KinForm: Kinetics Informed Feature Optimised Representation Models for Enzyme $k_{cat}$ and $K_{M}$ Prediction
This work addresses the challenge of limited experimental data for enzyme kinetics prediction, offering a method that enhances accuracy and generalization for researchers in computational biology and enzyme engineering, though it is incremental in nature.
The paper tackles the problem of predicting enzyme kinetic parameters (k_cat and K_M) by introducing KinForm, a framework that optimizes protein feature representations through weighted pooling of residue-level embeddings, dimensionality reduction, and data rebalancing, resulting in improved predictive accuracy and generalization, especially for low sequence similarity proteins, as demonstrated on two benchmark datasets.
Kinetic parameters such as the turnover number ($k_{cat}$) and Michaelis constant ($K_{\mathrm{M}}$) are essential for modelling enzymatic activity but experimental data remains limited in scale and diversity. Previous methods for predicting enzyme kinetics typically use mean-pooled residue embeddings from a single protein language model to represent the protein.
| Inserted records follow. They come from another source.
#ifndef HBVX_CHUNK_NO_SHARED_KERNELS
__global__ void __launch_bounds__(64) k_bwd_chunk_scan(const ChunkArgs A)
{
    const hbvx_desc &d = A.d;
    const int64_t N = (int64_t)d.B * d.M;
    const int64_t n = (int64_t)blockIdx.x * 64 + threadIdx.x;
    if (n >= N) return;
    float a[5];
#pragma unroll
    for (int k = 0; k < 5; k++) a[k] = A.io.grad_state_out ? A.io.grad_state_out[k * N + n] : 0.0f;
    constexpr int SCAN_DEPTH = 4;
    float buf[SCAN_DEPTH][30];
    auto fetch = [&](int c, float *dst) __attribute__((always_inline)) {
        const float *src = A.phi + ((int64_t)c * 30) * N + n;
#pragma unroll
        for (int i = 0; i < 30; i++) dst[i] = src[(int64_t)i * N];
    };
#pragma unroll
    for (int j = 0; j < SCAN_DEPTH; j++)
        if (A.nchunk - 1 - j >= 0) fetch(A.nchunk - 1 - j, buf[j]);
    for (int c0 = A.nchunk - 1; c0 >= 0; c0 -= SCAN_DEPTH) {
#pragma unroll
        for (int j = 0; j < SCAN_DEPTH; j++) {
            const int c = c0 - j;
            if (c < 0) break;
            float cur[30];
#pragma unroll
            for (int i = 0; i < 30; i++) cur[i] = buf[j][i];
            if (c - SCAN_DEPTH >= 0) fetch(c - SCAN_DEPTH, buf[j]);
#pragma unroll
            for (int k = 0; k < 5; k++) A.abnd[((int64_t)c * 5 + k) * N + n] = a[k];
            float an[5];
#pragma unroll
            for (int i = 0; i < 5; i++) {
                float v = cur[25 + i];
#pragma unroll
                for (int k = 0; k < 5; k++) v += a[k] * cur[k * 5 + i];
                an[i] = v;
            }
#pragma unroll
            for (int i = 0; i < 5; i++) a[i] = an[i];
        }
    }
    if (A.io.grad_state_in) {
#pragma unroll
        for (int k = 0; k < 5; k++) A.io.grad_state_in[k * N + n] = a[k];
    }
}

#endif

__device__ __forceinline__ float chunk_ens_sum(float v, int lgMp)
{
    for (int s = 0; s < lgMp; s++) v += __shfl_xor(v, 1 << s, 64);
    return v;
}

template <int MODEL, bool BETAET, int DYN, bool GFULL, int SC = 0, bool ROWST = false, bool MU = false>
__global__ void __launch_bounds__(64) k_bwd_chunk_sweep(const ChunkArgs A)
{
    CHUNK_SLOTS(A);
    constexpr int NP = ChunkNP<MODEL, BETAET>::value;
    __shared__ float rowbuf[ROWST ? 64 * NP : 1];
    const hbvx_desc &d = A.d;
    const hbvx_bwd_io &io = A.io;
    ChunkBlock blk;
    if (!chunk_block(d, A.lgMp, A.per_xcd, blk)) return;
    const ChunkLane L = chunk_lane(d, A.lgMp, blk.bx);
    const int chunk = blk.chunk;
    const int t0 = chunk * A.C, t1 = min(d.T, t0 + A.C);
    const int64_t N = (int64_t)d.B * d.M;
    const bool raw = d.raw_sigmoid != 0;
    const float nz = d.nearzero, invM = 1.0f / (float)d.M;
    const float ac = (MODEL == MODEL_HBV20 || MODEL == MODEL_HOURLY) ? d.ac[L.b] : 0.0f;
    const float elev = (MODEL == MODEL_HBV20 || MODEL == MODEL_HOURLY) ? d.elev[L.b] : 0.0f;
    float usta[NP], psta[NP], gsta[NP];
    bool use_dyn[NP];
    chunk_static<NP, DYN>(d, L, raw, usta, psta, use_dyn, nd_, ds_);
#pragma unroll
    for (int i = 0; i < NP; i++) gsta[i] = 0.0f;
// ... 54 lines not shown
            const int M = d.M, rowf = NP * M, bl = (threadIdx.x & 63) >> A.lgMp;
            if (L.jm < M) {
#pragma unroll
                for (int i = 0; i < NP; i++) {
                    const float gu = gp[i] * (d.p[i].hi - d.p[i].lo);
                    rowbuf[bl * rowf + i * M + L.jm] = raw ? gu * (D.ud[i] * (1.0f - D.ud[i])) : gu;
                }
            }
            const int b0 = blk.bx * (64 >> A.lgMp);
            const int nb = min(64 >> A.lgMp, d.B - b0);
            const int half = rowf >> 1, total2 = nb * half;
            float *gbase = io.g[0].dyn + (int64_t)t * io.g[0].dyn_t_stride + (int64_t)b0 * io.g[0].dyn_b_stride;
            for (int k = threadIdx.x & 63; k < total2; k += 64) {
                const int rb = k / half, w2 = k - rb * half;
                const float2 v = *reinterpret_cast<const float2 *>(&rowbuf[rb * rowf + 2 * w2]);
                *reinterpret_cast<float2 *>(gbase + (int64_t)rb * io.g[0].dyn_b_stride + 2 * w2) = v;
            }
        }
#pragma unroll
        for (int i = 0; i < NP; i++) {
            if (DYN == 1 || DYN == 3) break;
            const float gu = gp[i] * (d.p[i].hi - d.p[i].lo);
            if (DYN == 2) {
                const float gr = raw ? gu * (D.ud[i] * (1.0f - D.ud[i])) : gu;
                if (io.g[i].dyn && L.active)
                    io.g[i].dyn[(int64_t)t * io.g[i].dyn_t_stride + (int64_t)L.b * io.g[i].dyn_b_stride + L.j] =
                        use_dyn[i] ? gr : 0.0f;
                gsta[i] += use_dyn[i] ? 0.0f : gu;
            } else {
                gsta[i] += gu;
            }
        }
        if (io.grad_x) {
            const float act = L.active ? 1.0f : 0.0f;
            const float g0 = chunk_ens_sum(gx[0] * act, A.lgMp), g1 = chunk_ens_sum(gx[1] * act, A.lgMp),
                        g2 = chunk_ens_sum(gx[2] * act, A.lgMp);
            if (L.leader) {
                float *gr = io.grad_x + (int64_t)t * d.x_t_stride + (int64_t)L.b * d.x_b_stride;
                gr[d.ch_prcp] = g0; gr[d.ch_tmean] = g1; gr[d.ch_pet] = g2;
            }
        }
    }
    if (DYN == 1) {
#pragma unroll
        for (int k = 0; k < CHUNK_FEW; k++)
            if (k < nd_) slot_set<NP>(gsta, ds_[k], slot_get<NP>(gsta, ds_[k]) - gused[k]);
    }
    if (DYN != 3 && L.active) {
#pragma unroll
        for (int i = 0; i < NP; i++) A.gpart[((int64_t)chunk * NP + i) * N + L.n] = gsta[i];
    }
}
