diff --git a/sgformer_b200/_lib.py b/sgformer_b200/_lib.py
--- a/sgformer_b200/_lib.py
+++ b/sgformer_b200/_lib.py
@@ -5,6 +5,7 @@
 
 _i32, _i64, _f32, _u64, _vp, _sz = C.c_int32, C.c_int64, C.c_float, C.c_uint64, C.c_void_p, C.c_size_t
 SGF_MAX_SRC, SGF_MAX_SEG = 4, 16
+SGF_ERR_UNSUPPORTED = -2
 F32, BF16 = 0, 1
 EPI_AFFINE, EPI_ATTN_APPLY, EPI_ATTN_GRAM = 0, 1, 2
 
@@ -31,6 +32,7 @@
         ("r1_row", _vp), ("r1_col", _vp),
         ("col_sum", _vp), ("col_sumsq", _vp),
         ("schedule", _i32),
+        ("stat_ws", _vp), ("stat_ws_bytes", _sz),
     ]
 
 
@@ -104,6 +106,7 @@
     "sgf_csr_build_rot": (C.c_int, [_vp, _i64, _i64, _i64, _i64, C.c_int, C.c_int, _i64, _i64, _vp, _vp, _vp, _vp, _sz, _vp]),
     "sgf_spmm_heavy": (C.c_int, [_vp, _vp, _vp, _i64, _vp, _i64, C.c_int, C.c_int, _vp, _vp, _i64, _vp, _vp, _vp, _i64, _vp]),
     "sgf_gemm_nt": (C.c_int, [C.POINTER(GemmNtArgs), _vp]),
+    "sgf_gemm_nt_stats_ws_bytes": (C.c_int, [_i32, C.POINTER(_sz)]),
     "sgf_gemm_tn_ws_bytes": (C.c_int, [_i32, _i32, _i64, C.POINTER(_sz)]),
     "sgf_gemm_tn": (C.c_int, [C.POINTER(GemmTnArgs), _vp]),
     "sgf_reduce_ws_bytes": (C.c_int, [_i32, C.POINTER(_sz)]),
diff --git a/sgformer_b200/csrc/gemm_tc.cu b/sgformer_b200/csrc/gemm_tc.cu
--- a/sgformer_b200/csrc/gemm_tc.cu
+++ b/sgformer_b200/csrc/gemm_tc.cu
@@ -52,14 +52,14 @@
 constexpr int STAGE_BYTES = A_BYTES + B_BYTES_MAX;
 constexpr int WSTG_BYTES = 16 * 128;
 constexpr int BAR_BYTES = 512;
-constexpr int STAT_COLS = 1024;
-constexpr int STAT_BYTES = 2 * STAT_COLS * 4;
-constexpr int SMEM_BYTES = STAGES * STAGE_BYTES + MMA_WARPS * 2 * WSTG_BYTES + BAR_BYTES + STAT_BYTES + 1024;
+constexpr int STAT_COLS = 256;
+constexpr int STREAM_FIXED_BYTES = MMA_WARPS * 2 * WSTG_BYTES + BAR_BYTES + 1024;
+constexpr int SMEM_BYTES = STAGES * STAGE_BYTES + STREAM_FIXED_BYTES;
 constexpr int RES_BYTES = (256 + 16) * 256 * 2;
 constexpr int RES_MAX_KB = 16;
 constexpr int RES_MIN_STAGES = 3, RING_MAX = 8;
 constexpr int SMEM_LIMIT = 232448;
-constexpr int RES_FIXED_BYTES = MMA_WARPS * WSTG_BYTES + BAR_BYTES + STAT_BYTES + 1024;
+constexpr int RES_FIXED_BYTES = MMA_WARPS * WSTG_BYTES + BAR_BYTES + 1024;
 constexpr int SMEM_BYTES_RES = RES_BYTES + RES_MIN_STAGES * A_BYTES + RES_FIXED_BYTES;
 static_assert(SMEM_BYTES <= SMEM_LIMIT && SMEM_BYTES_RES <= SMEM_LIMIT, "exceeds the 227 KB of dynamic shared memory per CTA");
 
@@ -72,6 +72,7 @@
     int64_t num_tiles;
     int b_res;
     int res_bytes, ring_stages;
+    int stage_bytes;
     int64_t chunk;
     int n_seg, total_kb;
     Seg seg[SGF_MAX_SEG];
@@ -87,6 +88,7 @@
     const float* r1_row; const float* r1_col;
     int tma_store;
     float* col_sum; float* col_sumsq;
+    float* stat_part; unsigned* stat_cnt;
 };
 struct Tmaps {
     CUtensorMap a[SGF_MAX_SRC];
@@ -151,7 +153,67 @@
     }
 };
 
-enum : int { F_BIAS = 1, F_AUX = 2, F_RELU = 4, F_ROWSCALE = 8, F_ACCUM = 16, F_R1 = 32, F_ATTN = 64, F_GENERIC = 128 };
+enum : int { F_BIAS = 1, F_AUX = 2, F_RELU = 4, F_ROWSCALE = 8, F_ACCUM = 16, F_R1 = 32, F_ATTN = 64, F_GENERIC = 128,
+             F_F32 = 256, F_STATS = 512 };
+
+#ifndef SGF_NT_DIAG
+#define SGF_NT_DIAG 0
+#endif
+
+__device__ __forceinline__ void stats_flush(const Params& p, const float (&s1)[4][2], const float (&s2)[4][2], uint8_t* staging,
+                                            int stg_stride, float* grp_sm, unsigned* last_sm, int warp, int lane) {
+    const int n = p.n_out;
+    float* mine = reinterpret_cast<float*>(staging + warp * stg_stride);
+#pragma unroll
+    for (int g = 0; g < 4; ++g) {
+        const int c = 64 * g + 2 * lane;
+        if (c < n) {
+            *reinterpret_cast<float2*>(mine + c) = make_float2(s1[g][0], s1[g][1]);
+            *reinterpret_cast<float2*>(mine + STAT_COLS + c) = make_float2(s2[g][0], s2[g][1]);
+        }
+    }
+    named_bar_sync(3, 32 * MMA_WARPS);
+    float* part = p.stat_part + (size_t)blockIdx.x * 2 * n;
+    for (int i = threadIdx.x; i < 2 * n; i += 32 * MMA_WARPS) {
+        const int off = i < n ? i : STAT_COLS + i - n;
+        float t = 0.f;
+        for (int w = 0; w < MMA_WARPS; ++w) t += reinterpret_cast<const float*>(staging + w * stg_stride)[off];
+        part[i] = t;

We present KinForm, a machine learning framework designed to improve predictive accuracy and generalisation for kinetic parameters by optimising protein feature representations. KinForm combines several residue-level embeddings (Evolutionary Scale Modeling Cambrian, Evolutionary Scale Modeling 2, and ProtT5-XL-UniRef50), taken from empirically selected intermediate transformer layers and applies weighted pooling based on per-residue binding-site probability. To counter the resulting high dimensionality, we apply dimensionality reduction using principal--component analysis (PCA) on concatenated protein features, and rebalance the training data via a similarity-based oversampling strategy. KinForm outperforms baseline methods on two benchmark datasets. Improvements are most pronounced in low sequence similarity bins. We observe improvements from binding-site probability pooling, intermediate-layer selection, PCA, and oversampling of low-identity proteins. We also find that removing sequence overlap between folds provides a more realistic evaluation of generalisation and should be the standard over random splitting when benchmarking kinetic prediction models.